LoogleSD: - EpMAN (uniform+BroadAttn) scores a mean of 78.6, outperforming Dragon+Mistral (77.4).
Ablation Study & Key Findings¶
- Noisy training vs. Uniform training: Noisy training significantly outperforms uniform training on FactRecall and MultifieldQA (77.7 vs. 75.1).
- BroadAttn vs. NarrowAttn vs.

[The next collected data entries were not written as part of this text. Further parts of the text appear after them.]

# bhargav0410/gpu-accel-ofdm-ls-mrc

Measured on AMD Instinct MI355X. Metric: OFDM symbols/s (LS+MRC) at 1024 subcarriers x 64 ant; achieved HBM GB/s vs peak, higher is better.
Workload: dtype f32; 1 GPU; OFDM uplink LS+MRC, time-domain IQ in HBM, 1250 frames x 101 symbols (1 pilot + 100 data) x 64 antennas x 1024 subcarriers per GPU; domain=time, R=64, C=1024, S=101, prefix=0, frames_per_gpu=1250, data_symbols_per_gpu=125000, global_data_symbols=125000, flow=one-launch, parallelism=frame-sharded x1, no collective

## Files before the change

### gpu-accel-ofdm-ls-mrc_amd/csrc/frame_td.hip

```cpp
#include "launch.hpp"
#include "wave_fft1024.hpp"
#include "diag.hpp"

OFDM_DIAG_TU(td1024)


namespace ofdm {
namespace td1024 {

constexpr int LS_WAVES = 4;

template <int NW, class IQ>
__global__ void __launch_bounds__(64 * NW) k_ls_td1024(const IQ *__restrict__ iq, int S, int R,
                                                       int prefix, const float2 *__restrict__ X,
                                                       float2 *__restrict__ Hc, float *__restrict__ P,
                                                       int partial, float scale) {
    extern __shared__ __attribute__((aligned(16))) float2 lds[];
    float2 *tw = lds;
    const int w = threadIdx.x >> 6;
    const int t = threadIdx.x & 63;
    float2 *T = lds + TWBUF + w * TBUF;
    fill_twiddles(tw);
    __syncthreads();

    const long long f = blockIdx.x;
    const int Cp = C + prefix;
    const IQ *pilot = iq + f * (long long)S * R * Cp + prefix;
    float4 *Hf = reinterpret_cast<float4 *>(Hc + f * (long long)R * C);
    const int b0 = lane_bin0(t);
    float2 xp[16];
#pragma unroll
    for (int k = 0; k < 16; ++k) {
        const int b = b0 + 16 * k;
        xp[k] = b > 0 ? X[b - 1] : float2{1.f, 0.f};
    }
    float p[16];
#pragma unroll
    for (int k = 0; k < 16; ++k) p[k] = 0.f;
    for (int r = w; r < R; r += NW) {
        float2 a[16], x[16];
        if constexpr (is_sc16<IQ>) {
            unsigned raw[16];
            row_load(pilot + (long long)r * Cp, t, raw);
            widen_row(raw, a);
        } else {
            row_load(pilot + (long long)r * Cp, t, a);
        }
        row_fft(a, t, T, tw, x);
#pragma unroll
        for (int k = 0; k < 16; ++k) {
            float2 h = ls_conj(x[k], xp[k]);
            if constexpr (is_sc16<IQ>) h = float2{h.x * scale, h.y * scale};
            if (b0 + 16 * k == 0) h = float2{0.f, 0.f};
            x[k] = h;
            p[k] = p[k] + (h.x * h.x) + (h.y * h.y);
        }
        hc_store(Hf + (long long)r * (C / 2), t, x);
    }
    __syncthreads();
    float *pp = reinterpret_cast<float *>(lds + TWBUF);
    static_assert(NW * C * sizeof(float) <= NW * TBUF * sizeof(float2), "partials fit the transpose images");
#pragma unroll
    for (int k = 0; k < 16; ++k) pp[w * C + b0 + 16 * k] = p[k];
    __syncthreads();
    float *Pf = P + f * C;
    const int nw = R < NW ? R : NW;
    for (int b = threadIdx.x; b < C; b += blockDim.x) {
        float sum = pp[b];
        for (int i = 1; i < nw; ++i) sum = sum + pp[i * C + b];
        Pf[b] = b == 0 ? (partial ? 0.f : 1.f) : sum;
    }
}


__device__ __forceinline__ void fft_a(float2 (&a)[16], int t, float2 *T, const float2 *tw1) {
    hlds::row_fft_a<0, false, true>(a, t, T, tw1);
}
__device__ __forceinline__ void fft_b(int t, float2 *T, const float2 *tw2, float2 (&x)[16]) {
    hlds::row_fft_b<0, false, true>(t, T, tw2, x);
}
__device__ __forceinline__ void mac(float2 &acc, float2 x, float vx, float vy) {
    acc.x = __builtin_fmaf(-x.y, vy, __builtin_fmaf(x.x, vx, acc.x));
    acc.y = __builtin_fmaf(x.y, vx, __builtin_fmaf(x.x, vy, acc.y));
}


typedef int v4i_t __attribute__((ext_vector_type(4)));
template <bool PREF, class IQ>
__device__ __forceinline__ void hlds_row_pf(const IQ *next, __amdgpu_buffer_rsrc_t hc, int hoff, int t,
                                            row_reg_t<IQ> (&a)[16],
                                            float2 *T, const float2 *tw1, const float2 *tw2,
                                            const float4 *lo, const float4 *hi, float4 *mine,
                                            float2 (&acc)[16]) {
    using namespace hlds;
    float2 x[16];
    if constexpr (is_sc16<IQ>) {
        float2 af[16];
        widen_row(a, af);
        fft_a(af, t, T, tw1);
    } else {
        fft_a(a, t, T, tw1);
    }
    const float4 hreg = __builtin_bit_cast(float4, (v4i_t)__builtin_amdgcn_raw_buffer_load_b128(hc, t * 16, hoff, 0));
    __builtin_amdgcn_sched_barrier(0);
    if (PREF) row_load<true>(next, t, a);
    fft_b(t, T, tw2, x);
    if constexpr (is_sc16<IQ>) __builtin_amdgcn_sched_barrier(0);
    lds_barrier();
    *mine = hreg;
    lds_barrier();
#pragma unroll
    for (int i = 0; i < 8; ++i) {
        const float4 v = i < 4 ? lo[i * 64] : hi[(i - 4) * TS];
        mac(acc[2 * i], x[2 * i], v.x, v.y);
        mac(acc[2 * i + 1], x[2 * i + 1], v.z, v.w);
    }
}

template <bool R0, class IQ>
__device__ __forceinline__ void row0(const IQ *sym, int t, const float2 *T, row_reg_t<IQ> (&a)[16]) {
    if constexpr (R0) {
        static_assert(!is_sc16<IQ>, "sc16 rows are only 4-byte aligned: no 16-B row-0 DMA");
        asm volatile("s_waitcnt vmcnt(0)" ::: "memory");
#pragma unroll
        for (int m = 0; m < 16; ++m) a[m] = T[t + 64 * m];
    } else {
        row_load<true>(sym, t, a);
    }
}
__device__ __forceinline__ void row0_dma(const float2 *sym, int t, float2 *T) {
    const char *src = reinterpret_cast<const char *>(sym) + t * 16;
    const unsigned dst = lds_addr(T);
#pragma unroll
    for (int j = 0; j < 8; ++j) dma16(src + j * 1024, dst + j * 1024);
}

template <bool SHARED, bool R0 = false, class IQ>
__device__ __forceinline__ void hlds_rows(const IQ *sym, int Cp, int R, const float4 *Hf, int t,
                                          float2 *T, const float2 *tw1, const float2 *tw2,
                                          float2 *T0, float4 *hfree, float2 (&acc)[16]) {
    using namespace hlds;
#pragma unroll
    for (int k = 0; k < 16; ++k) acc[k] = float2{0.f, 0.f};
    if constexpr (SHARED) {
        row_reg_t<IQ> a[16];
        const int tl = lane_here();
        row0<R0>(sym, tl, T, a);
        const float4 *lo = hfree + tl;
        const float4 *hi = hslot(T0, hfree, 256 + tl);
        float4 *mine = hslot(T0, hfree, threadIdx.x);
        const __amdgpu_buffer_rsrc_t hc =
            __builtin_amdgcn_make_buffer_rsrc(const_cast<float4 *>(Hf), (short)0, R * (C * 8), 0x00020000);
        const int hw = __builtin_amdgcn_readfirstlane(threadIdx.x >> 6) * 1024;
        for (int r = 0; r + 1 < R; ++r)
            hlds_row_pf<true>(sym + (long long)(r + 1) * Cp, hc, r * (C * 8) + hw, lane_here(), a, T, tw1, tw2, lo,
                              hi, mine, acc);
        hlds_row_pf<false>(sym, hc, (R - 1) * (C * 8) + hw, lane_here(), a, T, tw1, tw2, lo, hi, mine, acc);
    } else {
        for (int r = 0; r < R; ++r) {
            float2 a[16], x[16], h[16];
            if constexpr (is_sc16<IQ>) {
                unsigned raw[16];
                if (r == 0)
                    row0<R0>(sym, t, T, raw);
                else
                    row_load<true>(sym + (long long)r * Cp, t, raw);
                widen_row(raw, a);
            } else if (r == 0) {
                row0<R0>(sym, t, T, a);
            } else {
                row_load<true>(sym + (long long)r * Cp, t, a);
            }
            fft_a(a, t, T, tw1);
            fft_b(t, T, tw2, x);
            __builtin_amdgcn_sched_barrier(0);
            hc_load(Hf + (long long)r * (C / 2), t, h);
#pragma unroll
            for (int k = 0; k < 16; ++k) mac(acc[k], x[k], h[k].x, h[k].y);
        }
    }
}
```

Exact: BroadAttn is consistently optimal as it resolves the information truncation issue.
- Exact inference performs poorly: Because under the CFI+KPR setting, the Dragon retriever cannot always rank the relevant chunks correctly.
- For LoogleSD (Wikipedia-sourced data), since both the retriever and training data originate from Wikipedia, uniform training is sufficient.
Highlights & Insights¶
- Clever Application of Dual-System Theory: Self-attention = System 1 (fast but inaccurate), episodic memory attention = System 2 (slow but accurate).
- Noisy Training Provides Denoising Target: Crucial for OOD (out-of-distribution) generalization, enabling the model to tolerate ranking errors from the retriever.
- BroadAttn Inference Strategy: Resolves the chunk boundary information truncation issue with extremely low cost.
- Generalizing to 256K when only trained on 4K tokens—extremely high training efficiency.
- Excellent performance even under challenging setups with confusing information and keyword substitution.
Limitations & Future Work¶
- Requires storing the complete KV cache (currently on CPU), introducing heavy memory overhead for ultra-large documents.
- Larger top-K values increase training memory requirements.
- The optimal combination of uniform/noisy training and exact/narrow/broad attention depends on the nature of tasks.
- Only validated on Mistral-7B, without testing on larger models.
- The quality of the retriever (Dragon) has a significant impact on overall performance.
Related Work & Insights¶
- Long-context LLMs: Phi-3 (Abdin et al., 2024), Position Interpolation (Chen et al., 2023), Sparse Attention (Child et al., 2019).
- RAG: Dragon retriever (Lin et al., 2023); attention distillation to improve RAG (Li et al., 2024b).
- Memory-augmented LLMs: Larimar (Das et al., 2024) with only top-1 readout is unsuitable for scattered information; kNN-LM (Wu et al., 2022) mixes attention using a learnable gate.
- Attention Denoising: Differential Transformer (Ye et al., 2024) uses noise cancellation to reduce attention on irrelevant tokens.
- Attention Dilution: "Lost in the Middle" problem (Liu et al., 2024).
Rating ⭐⭐⭐⭐¶
Cleverly combines episodic memory with self-attention, enabling highly efficient training (generalizing from 4K to 256K) and showing outstanding performance under the hardest experimental settings. The approach has clear intuition and thorough evaluation, though scalability (KV cache memory) and dependency on the retriever remain bottlenecks for practical deployment.